@@ -134,19 +141,19 @@
 
     if (p.dbg & 1) {
     } else if constexpr (CFG::is_static) {
-        constexpr int NG = S2D_FH / S2D_GS;
-        for (int t = tid; t < ZW * NG; t += S2D_THREADS) {
+        constexpr int NG = S2D_FH / GS;
+        for (int t = tid; t < ZW * NG; t += THREADS) {
             const int g = t / ZW, c = t - g * ZW;
             auto sweep = [&](auto is_min_c, const float* zsrc) {
                 constexpr bool IS_MIN = decltype(is_min_c)::value != 0;
                 constexpr int RS = IS_MIN ? CFG::RMIN : CFG::RMAX;
                 if constexpr (RS > 0) {
-                    float m[S2D_GS + 2 * RS];
-                    const float* s = zsrc + (g * S2D_GS + (CFG::RR - RS)) * ZW + c;
-#pragma unroll
-                    for (int i = 0; i < S2D_GS + 2 * RS; ++i) m[i] = s[i * ZW];
-#pragma unroll
-                    for (int j = 0; j < S2D_GS; ++j) {
+                    float m[GS + 2 * RS];
+                    const float* s = zsrc + (g * GS + (CFG::RR - RS)) * ZW + c;
+#pragma unroll
+                    for (int i = 0; i < GS + 2 * RS; ++i) m[i] = s[i * ZW];
+#pragma unroll
+                    for (int j = 0; j < GS; ++j) {
                         float a = m[j + RS];
                         s2d_for<1, RS + 1>([&](auto dc) {
                             constexpr int d = decltype(dc)::value;
@@ -155,7 +162,7 @@
                             s2d_for<0, CFG::NP>([&](auto pic) {
                                 constexpr int pi = decltype(pic)::value;
                                 if constexpr ((pi < CFG::NMINP) == IS_MIN && CFG::radius(pi) == d)
-                                    vbuf[pi * VPLANE + (g * S2D_GS + j) * VP + c] = a;
+                                    vbuf[pi * VPLANE + (g * GS + j) * VP + c] = a;
                             });
                         });
                     }
@@ -165,7 +172,7 @@
             sweep(IntC<0>{}, zmax);
         }
     } else {
-        for (int t = tid; t < ZW * S2D_FH; t += S2D_THREADS) {
+        for (int t = tid; t < ZW * S2D_FH; t += THREADS) {
             const int fr = t / ZW, c = t - fr * ZW;
             const float* smin = zmin + (fr + R) * ZW + c;
             const float* smax = zmax + (fr + R) * ZW + c;
@@ -187,12 +194,12 @@
         }
     }
 
-    constexpr int NITEM = S2D_FH * S2D_NQ, NROUND = (NITEM + S2D_THREADS - 1) / S2D_THREADS;
+    constexpr int NITEM = S2D_FH * S2D_NQ, NROUND = (NITEM + THREADS - 1) / THREADS;
     float pooled[NROUND][4][S2D_MAXPOOL];
     float xin[NROUND][S2D_MAXIN][4];
 #pragma unroll
     for (int rd = 0; rd < NROUND; ++rd) {
-        const int t = rd * S2D_THREADS + tid;
+        const int t = rd * THREADS + tid;
         const int fr = t / S2D_NQ, q = t - fr * S2D_NQ;
         const bool live = t < NITEM;
 #pragma unroll
@@ -254,7 +261,7 @@
     if (p.pyramid) {
 #pragma unroll
         for (int rd = 0; rd < NROUND; ++rd) {
-            const int t = rd * S2D_THREADS + tid;
+            const int t = rd * THREADS + tid;
             const int fr = t / S2D_NQ, q = t - fr * S2D_NQ;
             if (t >= NITEM || fr < 1 || fr > S2D_TH) continue;
             const int Y = oy0 - 1 + fr;
@@ -272,59 +279,70 @@
     __syncthreads();
 
     if (!p.pyramid) {
+        constexpr int PJ = THREADS > S2D_THREADS ? 2 : 4;
 #pragma unroll
         for (int rd = 0; rd < NROUND; ++rd) {
-            const int t = rd * S2D_THREADS + tid;
+            const int t = rd * THREADS + tid;
             const int fr = t / S2D_NQ, q = t - fr * S2D_NQ;
-            if (rd * S2D_THREADS + wave * 64 >= NITEM) continue;
-            f32x4 h[4][2];
-#pragma unroll
-            for (int j = 0; j < 4; ++j) h[j][0] = h[j][1] = (f32x4){0.f, 0.f, 0.f, 0.f};
-#pragma unroll
-            for (int i = 0; i < S2D_MAXCONV; ++i) {
-                if (i < p.nconv && !(p.dbg & 4)) {
-                    float a1[8][2];
-#pragma unroll
-                    for (int qq = 0; qq < 8; ++qq) {
-                        a1[qq][0] = w1[((i * 8 + qq) * 2 + 0) * 4 + (lane & 3)];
---+---
**Task item:** Please transcribe exactly the lines above from the line that has "constexpr bool IS_MIN" up to and including the line that has "const int fr = t / ZW, c"; no other line belongs in the answer.

**Reply to the task:**
                 constexpr bool IS_MIN = decltype(is_min_c)::value != 0;
                 constexpr int RS = IS_MIN ? CFG::RMIN : CFG::RMAX;
                 if constexpr (RS > 0) {
-                    float m[S2D_GS + 2 * RS];
-                    const float* s = zsrc + (g * S2D_GS + (CFG::RR - RS)) * ZW + c;
-#pragma unroll
-                    for (int i = 0; i < S2D_GS + 2 * RS; ++i) m[i] = s[i * ZW];
-#pragma unroll
-                    for (int j = 0; j < S2D_GS; ++j) {
+                    float m[GS + 2 * RS];
+                    const float* s = zsrc + (g * GS + (CFG::RR - RS)) * ZW + c;
+#pragma unroll
+                    for (int i = 0; i < GS + 2 * RS; ++i) m[i] = s[i * ZW];
+#pragma unroll
+                    for (int j = 0; j < GS; ++j) {
                         float a = m[j + RS];
                         s2d_for<1, RS + 1>([&](auto dc) {
                             constexpr int d = decltype(dc)::value;
@@ -155,7 +162,7 @@
                             s2d_for<0, CFG::NP>([&](auto pic) {
                                 constexpr int pi = decltype(pic)::value;
                                 if constexpr ((pi < CFG::NMINP) == IS_MIN && CFG::radius(pi) == d)
-                                    vbuf[pi * VPLANE + (g * S2D_GS + j) * VP + c] = a;
+                                    vbuf[pi * VPLANE + (g * GS + j) * VP + c] = a;
                             });
                         });
                     }
@@ -165,7 +172,7 @@
             sweep(IntC<0>{}, zmax);
         }
     } else {
-        for (int t = tid; t < ZW * S2D_FH; t += S2D_THREADS) {
+        for (int t = tid; t < ZW * S2D_FH; t += THREADS) {
             const int fr = t / ZW, c = t - fr * ZW;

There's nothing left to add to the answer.